Description of the task: In total, how many lines of the data contain the word "lens"? Only that number is wanted.

---- Records for the task

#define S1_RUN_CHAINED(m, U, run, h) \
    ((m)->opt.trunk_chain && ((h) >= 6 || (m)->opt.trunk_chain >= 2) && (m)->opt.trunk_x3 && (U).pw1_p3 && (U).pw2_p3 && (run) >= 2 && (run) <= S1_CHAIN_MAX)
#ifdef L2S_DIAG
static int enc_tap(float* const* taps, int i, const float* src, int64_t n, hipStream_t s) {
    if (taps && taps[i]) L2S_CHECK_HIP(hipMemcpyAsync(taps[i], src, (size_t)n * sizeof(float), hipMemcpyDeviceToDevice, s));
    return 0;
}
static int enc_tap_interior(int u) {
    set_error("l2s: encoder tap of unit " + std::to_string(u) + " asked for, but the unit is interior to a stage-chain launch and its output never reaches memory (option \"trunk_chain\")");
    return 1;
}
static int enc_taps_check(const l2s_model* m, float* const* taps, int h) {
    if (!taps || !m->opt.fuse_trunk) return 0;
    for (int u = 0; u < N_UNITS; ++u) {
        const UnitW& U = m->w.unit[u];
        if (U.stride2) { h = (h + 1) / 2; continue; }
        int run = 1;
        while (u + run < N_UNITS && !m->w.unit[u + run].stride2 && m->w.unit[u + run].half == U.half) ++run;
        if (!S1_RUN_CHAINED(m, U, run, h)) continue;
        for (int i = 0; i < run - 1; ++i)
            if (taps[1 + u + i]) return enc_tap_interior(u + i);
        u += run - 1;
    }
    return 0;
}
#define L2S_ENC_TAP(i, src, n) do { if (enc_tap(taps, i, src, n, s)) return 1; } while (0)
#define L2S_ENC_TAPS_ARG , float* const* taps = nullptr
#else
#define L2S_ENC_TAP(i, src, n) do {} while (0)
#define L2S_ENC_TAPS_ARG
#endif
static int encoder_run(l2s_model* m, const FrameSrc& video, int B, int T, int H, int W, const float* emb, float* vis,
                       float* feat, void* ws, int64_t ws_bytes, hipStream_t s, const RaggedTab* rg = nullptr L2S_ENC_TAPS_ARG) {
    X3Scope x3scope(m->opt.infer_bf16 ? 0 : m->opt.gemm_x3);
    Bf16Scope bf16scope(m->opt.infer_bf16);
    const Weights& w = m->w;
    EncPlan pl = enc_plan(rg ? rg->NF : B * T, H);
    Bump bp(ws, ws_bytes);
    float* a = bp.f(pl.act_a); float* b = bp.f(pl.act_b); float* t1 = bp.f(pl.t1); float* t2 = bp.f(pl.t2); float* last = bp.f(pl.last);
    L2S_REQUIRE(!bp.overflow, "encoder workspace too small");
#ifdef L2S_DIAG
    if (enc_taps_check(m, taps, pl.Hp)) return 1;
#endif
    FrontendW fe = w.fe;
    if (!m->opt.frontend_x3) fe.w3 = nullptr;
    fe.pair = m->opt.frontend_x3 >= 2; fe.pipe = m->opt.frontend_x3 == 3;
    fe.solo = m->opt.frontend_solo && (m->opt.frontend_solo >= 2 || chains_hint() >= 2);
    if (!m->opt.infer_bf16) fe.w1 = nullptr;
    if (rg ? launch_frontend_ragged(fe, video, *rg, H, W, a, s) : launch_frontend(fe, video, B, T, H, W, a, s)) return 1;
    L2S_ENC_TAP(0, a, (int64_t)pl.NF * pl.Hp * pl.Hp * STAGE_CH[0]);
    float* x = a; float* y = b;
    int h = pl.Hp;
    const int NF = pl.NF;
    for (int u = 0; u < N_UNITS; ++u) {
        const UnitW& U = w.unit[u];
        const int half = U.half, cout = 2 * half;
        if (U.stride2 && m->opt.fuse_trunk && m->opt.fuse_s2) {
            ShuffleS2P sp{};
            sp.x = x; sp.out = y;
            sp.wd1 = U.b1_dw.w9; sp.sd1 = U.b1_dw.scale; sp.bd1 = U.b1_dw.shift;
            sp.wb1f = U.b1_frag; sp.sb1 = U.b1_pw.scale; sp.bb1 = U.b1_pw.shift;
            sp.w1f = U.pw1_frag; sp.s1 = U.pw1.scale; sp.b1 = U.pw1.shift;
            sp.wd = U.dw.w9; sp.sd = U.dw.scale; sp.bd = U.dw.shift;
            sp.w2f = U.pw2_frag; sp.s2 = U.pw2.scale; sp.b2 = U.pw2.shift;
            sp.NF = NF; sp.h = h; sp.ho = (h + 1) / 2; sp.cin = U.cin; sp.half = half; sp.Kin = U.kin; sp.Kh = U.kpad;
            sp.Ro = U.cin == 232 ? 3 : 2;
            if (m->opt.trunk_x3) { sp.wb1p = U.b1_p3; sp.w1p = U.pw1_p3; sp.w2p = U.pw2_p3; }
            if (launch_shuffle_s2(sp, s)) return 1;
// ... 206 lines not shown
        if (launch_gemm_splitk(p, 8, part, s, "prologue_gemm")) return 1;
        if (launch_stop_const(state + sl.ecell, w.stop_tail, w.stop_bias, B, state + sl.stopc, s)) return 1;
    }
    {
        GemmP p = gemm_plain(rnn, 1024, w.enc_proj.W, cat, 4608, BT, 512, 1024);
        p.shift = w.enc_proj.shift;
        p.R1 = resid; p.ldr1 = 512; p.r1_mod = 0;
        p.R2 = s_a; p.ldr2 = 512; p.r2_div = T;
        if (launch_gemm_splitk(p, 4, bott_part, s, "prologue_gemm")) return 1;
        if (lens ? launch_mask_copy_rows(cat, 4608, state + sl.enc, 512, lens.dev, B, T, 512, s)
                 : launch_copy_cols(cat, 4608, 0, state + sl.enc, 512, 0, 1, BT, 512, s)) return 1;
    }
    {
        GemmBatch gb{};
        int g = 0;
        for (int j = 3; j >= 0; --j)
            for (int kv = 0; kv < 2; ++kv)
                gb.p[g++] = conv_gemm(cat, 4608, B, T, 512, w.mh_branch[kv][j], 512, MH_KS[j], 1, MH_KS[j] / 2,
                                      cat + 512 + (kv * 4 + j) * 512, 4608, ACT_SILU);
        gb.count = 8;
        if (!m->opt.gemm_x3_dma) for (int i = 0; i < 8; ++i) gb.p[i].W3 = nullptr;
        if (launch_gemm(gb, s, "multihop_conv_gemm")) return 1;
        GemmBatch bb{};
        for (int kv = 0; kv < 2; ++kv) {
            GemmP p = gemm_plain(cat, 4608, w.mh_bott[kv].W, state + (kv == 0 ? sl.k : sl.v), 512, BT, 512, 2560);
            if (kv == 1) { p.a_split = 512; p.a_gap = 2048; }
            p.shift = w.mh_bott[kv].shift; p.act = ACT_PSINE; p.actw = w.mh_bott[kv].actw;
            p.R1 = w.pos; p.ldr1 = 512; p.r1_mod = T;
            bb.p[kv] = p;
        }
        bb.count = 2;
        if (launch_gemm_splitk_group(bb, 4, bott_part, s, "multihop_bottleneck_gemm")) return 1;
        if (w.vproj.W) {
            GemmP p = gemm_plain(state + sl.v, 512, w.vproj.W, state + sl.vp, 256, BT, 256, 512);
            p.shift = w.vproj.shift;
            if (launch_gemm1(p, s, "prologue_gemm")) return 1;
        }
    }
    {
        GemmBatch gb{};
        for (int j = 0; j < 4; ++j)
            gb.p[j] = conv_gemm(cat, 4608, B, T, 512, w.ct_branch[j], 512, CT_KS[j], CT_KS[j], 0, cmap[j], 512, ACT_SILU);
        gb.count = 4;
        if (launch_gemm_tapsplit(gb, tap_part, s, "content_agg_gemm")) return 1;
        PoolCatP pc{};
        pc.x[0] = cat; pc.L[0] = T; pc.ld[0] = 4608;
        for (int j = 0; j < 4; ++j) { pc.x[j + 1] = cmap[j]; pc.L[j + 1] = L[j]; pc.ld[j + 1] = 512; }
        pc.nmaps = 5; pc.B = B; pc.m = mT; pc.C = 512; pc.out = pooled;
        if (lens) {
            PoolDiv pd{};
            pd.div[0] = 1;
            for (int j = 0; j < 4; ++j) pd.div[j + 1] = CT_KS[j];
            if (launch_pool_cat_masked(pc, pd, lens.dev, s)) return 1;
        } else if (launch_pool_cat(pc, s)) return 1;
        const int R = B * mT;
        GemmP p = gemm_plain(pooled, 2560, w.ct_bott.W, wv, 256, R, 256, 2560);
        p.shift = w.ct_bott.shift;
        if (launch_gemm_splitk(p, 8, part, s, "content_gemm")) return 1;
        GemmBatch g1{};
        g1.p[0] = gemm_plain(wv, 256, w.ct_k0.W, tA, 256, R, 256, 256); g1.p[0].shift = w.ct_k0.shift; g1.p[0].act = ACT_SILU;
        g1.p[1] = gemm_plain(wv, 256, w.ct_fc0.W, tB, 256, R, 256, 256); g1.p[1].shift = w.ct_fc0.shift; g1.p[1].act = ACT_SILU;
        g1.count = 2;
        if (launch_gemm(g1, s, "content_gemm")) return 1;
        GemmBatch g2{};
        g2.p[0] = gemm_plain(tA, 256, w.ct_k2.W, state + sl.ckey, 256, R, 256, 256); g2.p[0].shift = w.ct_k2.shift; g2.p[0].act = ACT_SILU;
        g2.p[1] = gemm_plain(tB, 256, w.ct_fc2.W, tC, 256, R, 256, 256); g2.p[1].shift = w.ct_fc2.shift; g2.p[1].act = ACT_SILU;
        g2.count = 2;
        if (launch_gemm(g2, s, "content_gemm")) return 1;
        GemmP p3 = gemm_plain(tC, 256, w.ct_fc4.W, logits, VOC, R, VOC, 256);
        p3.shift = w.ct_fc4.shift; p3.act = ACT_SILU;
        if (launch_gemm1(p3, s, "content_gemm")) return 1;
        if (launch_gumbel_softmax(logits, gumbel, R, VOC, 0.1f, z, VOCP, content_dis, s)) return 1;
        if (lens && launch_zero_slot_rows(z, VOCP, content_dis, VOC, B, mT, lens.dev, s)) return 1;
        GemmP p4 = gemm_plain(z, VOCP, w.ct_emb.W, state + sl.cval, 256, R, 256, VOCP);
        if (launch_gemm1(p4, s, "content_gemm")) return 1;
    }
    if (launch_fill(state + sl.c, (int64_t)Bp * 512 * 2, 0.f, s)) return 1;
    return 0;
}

--------

Task solution: 4